Meine Firma hat schon mehrere gleiche Schaltanlagen für einen Kunden nach IEC Norm geplant. Jetzt möchte der Kunde dieselbe Anlage in Mexiko aufstellen. 
Wenn jetzt der Schrank nach IEC gebaut wird, werden wir da wahrscheinlich auf die Nase fallen. Ist es hinreichend, den Schaltschrank nach UL zu planen und zu bauen. Wir sind nicht UL zertifiziert, unser Schrankbauer schon. 
Hat jemand Erfahrungen mit dem Export nach Mexiko? Was ist zu beachten? Gibt es so eine Art Leitfaden?

lg


----------



## bluebird277 (30 Januar 2015)

Hi,

wir haben schon etliche Anlagen nach Mexico geliefert. Unser Kunde wollte nie eine Ausführung nach UL.

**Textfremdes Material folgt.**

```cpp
int vof_profile_reset(vof_ctx* c) {
    if (!c) return -1;
    prof_collect(c);
    memset(c->prof_ms, 0, sizeof c->prof_ms);
    memset(c->prof_n, 0, sizeof c->prof_n);
    memset(c->prof_units, 0, sizeof c->prof_units);
    memset(c->prof_bytes, 0, sizeof c->prof_bytes);
    memset(c->prof_moved, 0, sizeof c->prof_moved);
    c->prof_dropped = 0;
    return 0;
}

int vof_profile_get(vof_ctx* c, int kid, int level, int64_t* launches, double* total_ms) {
    if (!c) return -1;
    if (kid < 0 || kid >= VOF_K_COUNT || level > 15) { c->err = "bad kernel id / level"; return -1; }
    prof_collect(c);
    long long n = 0; double ms = 0;
    for (int l = 0; l < 16; ++l)
        if (level < 0 || l == level) { n += c->prof_n[kid][l]; ms += c->prof_ms[kid][l]; }
    if (launches) *launches = n;
    if (total_ms) *total_ms = ms;
    return 0;
}

static int dbg_ready(vof_ctx* c) {
    if (!c) return -1;
    if (!c->frames || c->npairs < 1) { c->err = "call vof_debug_setup first"; return -1; }
    return 0;
}

int vof_debug_setup(vof_ctx* c, const double* movie_host, int n_pairs, const vof_params* p) {
    if (!c) return -1;
    if (!movie_host) { c->err = "NULL movie"; return -1; }
    if (n_pairs < 1 || n_pairs > c->B) { c->err = "n_pairs must be in [1, max_pairs_in_flight]"; return -1; }
    if (int rc = check_params(c, p)) return rc;
    HIPCHK(hipSetDevice(c->device));
    size_t fs = frame_stride(c);
    if (int rc = ensure_staging(c, false)) return rc;
    HIPCHK(hipMemcpyAsync(c->st_movie, movie_host, (size_t)(n_pairs + 1) * fs * sizeof(double), hipMemcpyHostToDevice,
                          c->stream));
    if (int rc = setup_batch(c, c->st_movie, n_pairs)) return rc;
    c->vcoarse32 = p->vcycle_precision == 3;
    HIPCHK(hipStreamSynchronize(c->stream));
    return 0;
}

int vof_debug_check_canaries(vof_ctx* c) {
    if (!c) return -1;
    if (!c->dbg_canary) return 0;
    HIPCHK(hipStreamSynchronize(c->stream));
    std::string rep;
    const int bad = dbg_check_canaries(c, &rep);
    if (bad != 0) { c->err = "VOF_DEBUG_CANARY: " + rep; return -5; }
    return 0;
}

int vof_debug_level_shape(vof_ctx* c, int level, int* n_i, int* n_j) {
    if (!c) return -1;
    if (level < 0 || level >= (int)c->L.size()) { c->err = "bad level"; return -1; }
    if (n_i) *n_i = c->L[level].ni;
    if (n_j) *n_j = c->L[level].nj;
    return 0;
}

#define DBG_LEVEL(level)                                                              \
    if (int rc_ = dbg_ready(c)) return rc_;                                           \
    if (level < 0 || level >= (int)c->L.size()) { c->err = "bad level"; return -1; } \
    Level& lv = c->L[level];                                                          \
    size_t nbytes = (size_t)c->npairs * 3 * lv.npts * sizeof(double);                 \
    (void)nbytes;

constexpr size_t BOUNCE_BYTES = (size_t)8 << 20;
static int d2h_bounced(vof_ctx* c, void* host, const void* dev, size_t bytes) {
    if (!c->h_bounce) HIPCHK(hipHostMalloc((void**)&c->h_bounce, BOUNCE_BYTES));
    for (size_t off = 0; off < bytes; off += BOUNCE_BYTES) {
        const size_t n = std::min(BOUNCE_BYTES, bytes - off);
        HIPCHK(hipMemcpyAsync(c->h_bounce, (const char*)dev + off, n, hipMemcpyDeviceToHost, c->stream));
        HIPCHK(hipStreamSynchronize(c->stream));
        memcpy((char*)host + off, c->h_bounce, n);
    }
    HIPCHK(hipGetLastError());
    return 0;
}

static int dbg_up(vof_ctx* c, void* dst_v, const double* host, size_t n) {
    if (c->vfloat) {
        HIPCHK(hipMemcpyAsync(c->krh, host, n * sizeof(double), hipMemcpyHostToDevice, c->stream));
        k_convert<double, float><<<256, 256, 0, c->stream>>>(c->krh, (float*)dst_v, n);
    } else {
        HIPCHK(hipMemcpyAsync(dst_v, host, n * sizeof(double), hipMemcpyHostToDevice, c->stream));
    }
    return 0;
}
static int dbg_down(vof_ctx* c, double* host, const void* src_v, size_t n) {
    if (c->vfloat || c->h32) {
        k_convert<float, double><<<256, 256, 0, c->stream>>>((const float*)src_v, c->krh, n);
        HIPCHK(hipMemcpyAsync(host, c->krh, n * sizeof(double), hipMemcpyDeviceToHost, c->stream));
    } else {
        HIPCHK(hipMemcpyAsync(host, src_v, n * sizeof(double), hipMemcpyDeviceToHost, c->stream));
    }
    HIPCHK(hipStreamSynchronize(c->stream));
    HIPCHK(hipGetLastError());
    return 0;
}

int vof_debug_rhs(vof_ctx* c, double* b_host) {
    DBG_LEVEL(0)
    k_rhs<<<grid2d(lv.ni, lv.nj, c->npairs), blk2d, 0, c->stream>>>(c->frames, frame_stride(c), c->Nj, lv.ni, lv.nj, c->kb, nullptr);
    HIPCHK(hipMemcpyAsync(b_host, c->kb, nbytes, hipMemcpyDeviceToHost, c->stream));
    HIPCHK(hipStreamSynchronize(c->stream));
    return 0;
}

int vof_debug_apply(vof_ctx* c, int level, const double* x_host, double* y_host) {
    DBG_LEVEL(level)
    size_t n = nbytes / sizeof(double);
    if (int rc = dbg_up(c, c->kp, x_host, n)) return rc;
    if (level == 0) {
        krylov_apply(c, c->kp, c->kv, c->npairs, nullptr);
        HIPCHK(hipMemcpyAsync(y_host, c->kv, nbytes, hipMemcpyDeviceToHost, c->stream));
        HIPCHK(hipStreamSynchronize(c->stream));
        HIPCHK(hipGetLastError());
        return 0;
    }
    VDISPATCH(c, apply_level_t<VT>(c, level, (const VT*)c->kp, (const VT*)nullptr, (VT*)c->kv, 0, c->npairs, nullptr));
    return dbg_down(c, y_host, c->kv, n);
}

int vof_debug_gs(vof_ctx* c, int level, double* x_host, const double* b_host, int colour) {
    DBG_LEVEL(level)
    if (colour < 0 || colour > 3) { c->err = "bad colour"; return -1; }
    if (c->vfloat) { c->err = "the per-colour reference smoother works on float64 vectors only"; return -1; }
    HIPCHK(hipMemcpyAsync(c->kp, x_host, nbytes, hipMemcpyHostToDevice, c->stream));
    HIPCHK(hipMemcpyAsync(c->kv, b_host, nbytes, hipMemcpyHostToDevice, c->stream));
    gs_colour(c, level, c->kp, c->kv, colour, c->npairs, nullptr);
    HIPCHK(hipMemcpyAsync(x_host, c->kp, nbytes, hipMemcpyDeviceToHost, c->stream));
    HIPCHK(hipStreamSynchronize(c->stream));
    HIPCHK(hipGetLastError());
    return 0;
}

int vof_debug_sweep(vof_ctx* c, int level, double* x_host, const double* b_host, int reverse, int from_zero) {
    DBG_LEVEL(level)
    if (level + 1 >= (int)c->L.size()) { c->err = "coarsest level has no smoother"; return -1; }
    size_t n = nbytes / sizeof(double);
    if (int rc = dbg_up(c, c->kp, x_host, n)) return rc;
    if (int rc = dbg_up(c, c->kv, b_host, n)) return rc;
    VDISPATCH(c, sweep_level_t<VT>(c, level, from_zero ? (const VT*)nullptr : (const VT*)c->kp, (VT*)c->kt,
                                   (const VT*)c->kv, reverse != 0, c->npairs, nullptr));
    return dbg_down(c, x_host, c->kt, n);
}

int vof_debug_smooth(vof_ctx* c, int level, double* x_host, const double* b_host, int nu, int reverse, int from_zero) {
    DBG_LEVEL(level)
    if (level + 1 >= (int)c->L.size()) { c->err = "coarsest level has no smoother"; return -1; }
    if (nu < 1) { c->err = "nu must be >= 1"; return -1; }
    size_t n = nbytes / sizeof(double);
    if (int rc = dbg_up(c, c->kp, x_host, n)) return rc;
    if (int rc = dbg_up(c, c->kv, b_host, n)) return rc;
    VDISPATCH(c, smooth_level_t<VT>(c, level, (VT*)c->kp, (VT*)c->kt, (const VT*)c->kv, nu, from_zero != 0, reverse != 0, c->npairs, nullptr));
    return dbg_down(c, x_host, c->kp, n);
}

int vof_set_fused_sweeps(vof_ctx* c, int on) {
    if (!c) return -1;
    c->fused = on != 0;
    if (!c->fused) c->vfloat = false;
    return 0;
}

int vof_debug_restrict(vof_ctx* c, int level, const double* fine_host, double* coarse_host) {
    DBG_LEVEL(level)
    if (level + 1 >= (int)c->L.size()) { c->err = "no coarser level"; return -1; }
    Level& k = c->L[level + 1];
    if (int rc = dbg_up(c, c->kp, fine_host, nbytes / sizeof(double))) return rc;
    VDISPATCH(c, restrict_level_t<VT>(c, level, (const VT*)c->kp, (VT*)c->kv, c->npairs, nullptr));
    return dbg_down(c, coarse_host, c->kv, (size_t)c->npairs * 3 * k.npts);
}

int vof_debug_resrestrict_u(vof_ctx* c, int level, const double* x_new_host, const double* x_old_host, double* coarse_host) {
    DBG_LEVEL(level)
    if (level < 1 || level + 1 >= (int)c->L.size() || !lv.C) { c->err = "a stored level with a coarser level is needed"; return -1; }
    Level& k = c->L[level + 1];
    if (int rc = dbg_up(c, c->kp, x_new_host, nbytes / sizeof(double))) return rc;
    if (x_old_host)
        if (int rc = dbg_up(c, c->kt, x_old_host, nbytes / sizeof(double))) return rc;
    VDISPATCH(c, resrestrict_u_t<VT>(c, level, (const VT*)c->kp, x_old_host ? (const VT*)c->kt : (const VT*)nullptr, (VT*)c->kv, c->npairs, nullptr));
    return dbg_down(c, coarse_host, c->kv, (size_t)c->npairs * 3 * k.npts);
}

int vof_debug_prolong_add(vof_ctx* c, int level, double* fine_host, const double* coarse_host) {
    DBG_LEVEL(level)
    if (level + 1 >= (int)c->L.size()) { c->err = "no coarser level"; return -1; }
    Level& k = c->L[level + 1];
    if (int rc = dbg_up(c, c->kp, fine_host, nbytes / sizeof(double))) return rc;
    if (int rc = dbg_up(c, c->kv, coarse_host, (size_t)c->npairs * 3 * k.npts)) return rc;
    VDISPATCH(c, prolong_add_level_t<VT>(c, level, (VT*)c->kp, (const VT*)c->kv, c->npairs, nullptr));
    return dbg_down(c, fine_host, c->kp, nbytes / sizeof(double));
}

int vof_debug_stencil(vof_ctx* c, int level, double* c_host) {
    DBG_LEVEL(level)
    if (!lv.C) { c->err = "level has no stored stencil"; return -1; }
    const CLay L(lv.ni, lv.nj);
    const int fmt = level > 0 ? c->cfmt : 0;
    const int planes = fmt == 3 ? 30 : (fmt == 2 ? 45 : 81);
    const size_t n = (size_t)c->npairs * planes * L.plane;
    auto unpack = [&](auto get) {
        for (int k = 0; k < c->npairs; ++k)
            for (int pl = 0; pl < 81; ++pl)
                for (int p = 0; p < lv.ni; ++p)
                    for (int q = 0; q < lv.nj; ++q)
                        c_host[((size_t)k * 81 + pl) * lv.npts + (size_t)p * lv.nj + q] = get((size_t)k * planes * L.plane, pl, L.idx(p, q));
    };
    if (fmt == 2) {
        std::vector<uint32_t> tw(n);
        if (int rc = d2h_bounced(c, tw.data(), lv.C, n * sizeof(uint32_t))) return rc;
        unpack([&](size_t base, int pl, size_t idx) -> double {
            const int d = pl / 9, e = pl % 9;
            uint32_t bits;
            if (d == 4) bits = tw[base + (size_t)(36 + e) * L.plane + idx];
            else {
                const int j = (d < 4 ? d : d - 1) * 9 + e;
                const uint32_t v = tw[base + (size_t)(j >> 1) * L.plane + idx];
                bits = (j & 1) ? (v & 0xFFFF0000u) : (v << 16);
            }
            float f;
            memcpy(&f, &bits, 4);
            return f;
        });
    } else if (fmt == 3) {
        std::vector<uint32_t> tw(n);
        if (int rc = d2h_bounced(c, tw.data(), lv.C, n * sizeof(uint32_t))) return rc;
        unpack([&](size_t base, int pl, size_t idx) -> double {
            const int d = pl / 9, e = pl % 9;
            if (d == 4) {
                float f;
                memcpy(&f, &tw[base + (size_t)(18 + e) * L.plane + idx], 4);
                return f;
            }
            const int j = (d < 4 ? d : d - 1) * 9 + e;
            const uint32_t v = (tw[base + (size_t)(j >> 2) * L.plane + idx] >> (8 * (j & 3))) & 0xFFu;
            const int ex = (int)((v >> 3) & 0xFu), m = (int)(v & 7u);
            const double mag = ex ? std::ldexp(1.0 + m / 8.0, ex - 7) : std::ldexp(m / 8.0, -6);
            const int eb = (int)((tw[base + (size_t)(27 + e / 3) * L.plane + idx] >> (8 * (e % 3))) & 0xFFu);
            return ((v & 0x80u) ? -mag : mag) * std::ldexp(1.0, eb - 127);
        });
    } else if (fmt == 1) {
        std::vector<float> tf(n);
        if (int rc = d2h_bounced(c, tf.data(), lv.C, n * sizeof(float))) return rc;
        unpack([&](size_t base, int pl, size_t idx) -> double { return tf[base + (size_t)pl * L.plane + idx]; });
    } else {
        std::vector<double> tmp(n);
        if (int rc = d2h_bounced(c, tmp.data(), lv.C, n * sizeof(double))) return rc;
        unpack([&](size_t base, int pl, size_t idx) -> double { return tmp[base + (size_t)pl * L.plane + idx]; });
    }
    return 0;
}

int vof_debug_vcycle(vof_ctx* c, const double* r_host, double* e_host) {
    DBG_LEVEL(0)
    size_t n = nbytes / sizeof(double);
    if (int rc = dbg_up(c, c->kp, r_host, n)) return rc;
    c->h32 = handoff32_ok(c);
    vcycle(c, &c->ky, c->kp, c->npairs, nullptr);
    const int rc = c->h32_bad ? -1 : dbg_down(c, e_host, c->ky, n);
    c->h32 = c->h32_bad = false;
    return rc;
}

int vof_debug_vcycle_apply(vof_ctx* c, const double* r_host, double* y_host, double* v_host, double* dots_host, int* fused) {
    DBG_LEVEL(0)
    size_t n = nbytes / sizeof(double);
    if (int rc = dbg_up(c, c->kp, r_host, n)) return rc;
    const int np = c->npairs;
    c->cur_units = np;
    HIPCHK(hipMemcpyAsync(c->krh, r_host, nbytes, hipMemcpyHostToDevice, c->stream));
    c->trail_req = S0Trail{c->kv, c->krh, 1, c->partials};
    c->trail_set = true; c->trail_done = false;
    c->h32 = handoff32_ok(c);
    vcycle(c, &c->ky, c->kp, np, nullptr);
    c->trail_set = false;
    if (c->h32_bad) { c->h32 = c->h32_bad = false; return -1; }
    int nb = c->trail_done ? c->trail_nblk : krylov_apply(c, c->ky, c->kv, np, nullptr, c->krh, 1);
    if (fused) *fused = c->trail_done ? 1 : 0;
    if (!nb) { c->h32 = false; c->err = "the operator kernel did not fuse the dot products"; return -1; }
    std::vector<double> part((size_t)np * 3 * nb);
    HIPCHK(hipMemcpyAsync(part.data(), c->partials, part.size() * sizeof(double), hipMemcpyDeviceToHost, c->stream));
    const int rcd = dbg_down(c, y_host, c->ky, n);
    c->h32 = false;
    if (rcd) return rcd;
    if (int rc = d2h_bounced(c, v_host, c->kv, nbytes)) return rc;
    for (int k = 0; k < np; ++k)
        for (int sl = 0; sl < 2; ++sl) {
            double a = 0;
            for (int i = 0; i < nb; ++i) a += part[((size_t)k * 3 + sl) * nb + i];
            dots_host[2 * k + sl] = a;
        }
    return 0;
}

int vof_debug_coarse_solve(vof_ctx* c, const double* r_host, double* e_host) {
    int last = c ? (int)c->L.size() - 1 : 0;
    DBG_LEVEL(last)
    size_t n = nbytes / sizeof(double);
    if (int rc = dbg_up(c, c->kp, r_host, n)) return rc;
    VDISPATCH(c, coarse_solve_t<VT>(c, (const VT*)c->kp, (VT*)c->kv, c->npairs, nullptr));
    return dbg_down(c, e_host, c->kv, n);
}

}
```

profiles/round_overlap.py:

```python
#!/usr/bin/env python3
import argparse
import csv
from collections import defaultdict


def rounds_of(kernels):
    out, cur = [], []
    for s, e, name in kernels:
        cur.append((s, e))
        if "k_update_xr" in name:
            out.append({"iv": cur, "upd": e - s})
            cur = []
    if cur:
        out.append({"iv": cur, "upd": None})
    for r in out:
        r["start"] = min(s for s, _ in r["iv"])
        r["end"] = max(e for _, e in r["iv"])
        r["sum"] = sum(e - s for s, e in r["iv"])
    return out


def merged(iv):
    out = []
    for s, e in sorted(iv):
        if out and s <= out[-1][1]:
            out[-1][1] = max(out[-1][1], e)
        else:
            out.append([s, e])
    return out


def overlap(s, e, cover):
    return sum(max(0, min(e, b) - max(s, a)) for a, b in cover)
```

Das ist unsere Erfahrung. Das einzige Problem was wir haben neben der anderen Netzspannung, ist das das Stromnetz in Mexico zumindest da wo unsere Anlagen stehen nicht stabil ist. Das heißt viele komplett ausfälle und stark schwankende Netzspannung.

Gruß

bluebird


----------



## chris20jagd (30 Januar 2015)

Das heißt, dass der Aufbau der Schaltanlage, wie er in Europa üblich ist, dort auch akzeptiert wird? Dann müsste man nur die spannungsabhängigen Komponenten anpassen.

lg


----------



## bluebird277 (30 Januar 2015)

Ich kann hier nur von unseren Erfahrungen schreiben. Aber bei uns war es und ist nach wie vor so.


----------



## Larry Laffer (30 Januar 2015)

Gibt es ein Pflichtenheft von eurem Kunden ?
Ansonsten ggf. *mit *dem Kunden eines erstellen / festlegen in dem der Punkt geklärt ist ...

Gruß
Larry


----------



## chris20jagd (3 Februar 2015)

Wird noch gemacht. Wollte nur mal vorfühlen, und die gängige Praxis rausfinden. 
lg


----------



## DDU-1802 (28 Februar 2018)

Als Zertifzierungsinstitut haben wir die folgenden Erfahrungen gemacht: 
Für Mexiko gibt es für Maschien und Anlagen bzw. für Schaltschränke (noch) keine speziellen Normen (anders als für Haushalts-Elektronik). Häufig werden Maschinen die nach EN/IEC gebaut sind akzeptiert. Firmen aus USA die in Mexiko Werke unterhalten verlangen häufig die Einhaltung der NFPA 79 (USA) für die zu installierenden Maschinen (das sollte sich wie oben im Thread schon erwähnt aus dem Pflichtenheft ergeben). 
Mexiko hat übrigens den National Electrical Code (NEC oder auch NFPA 70) aus den USA mehr oder weniger unverändert übernommen.


----------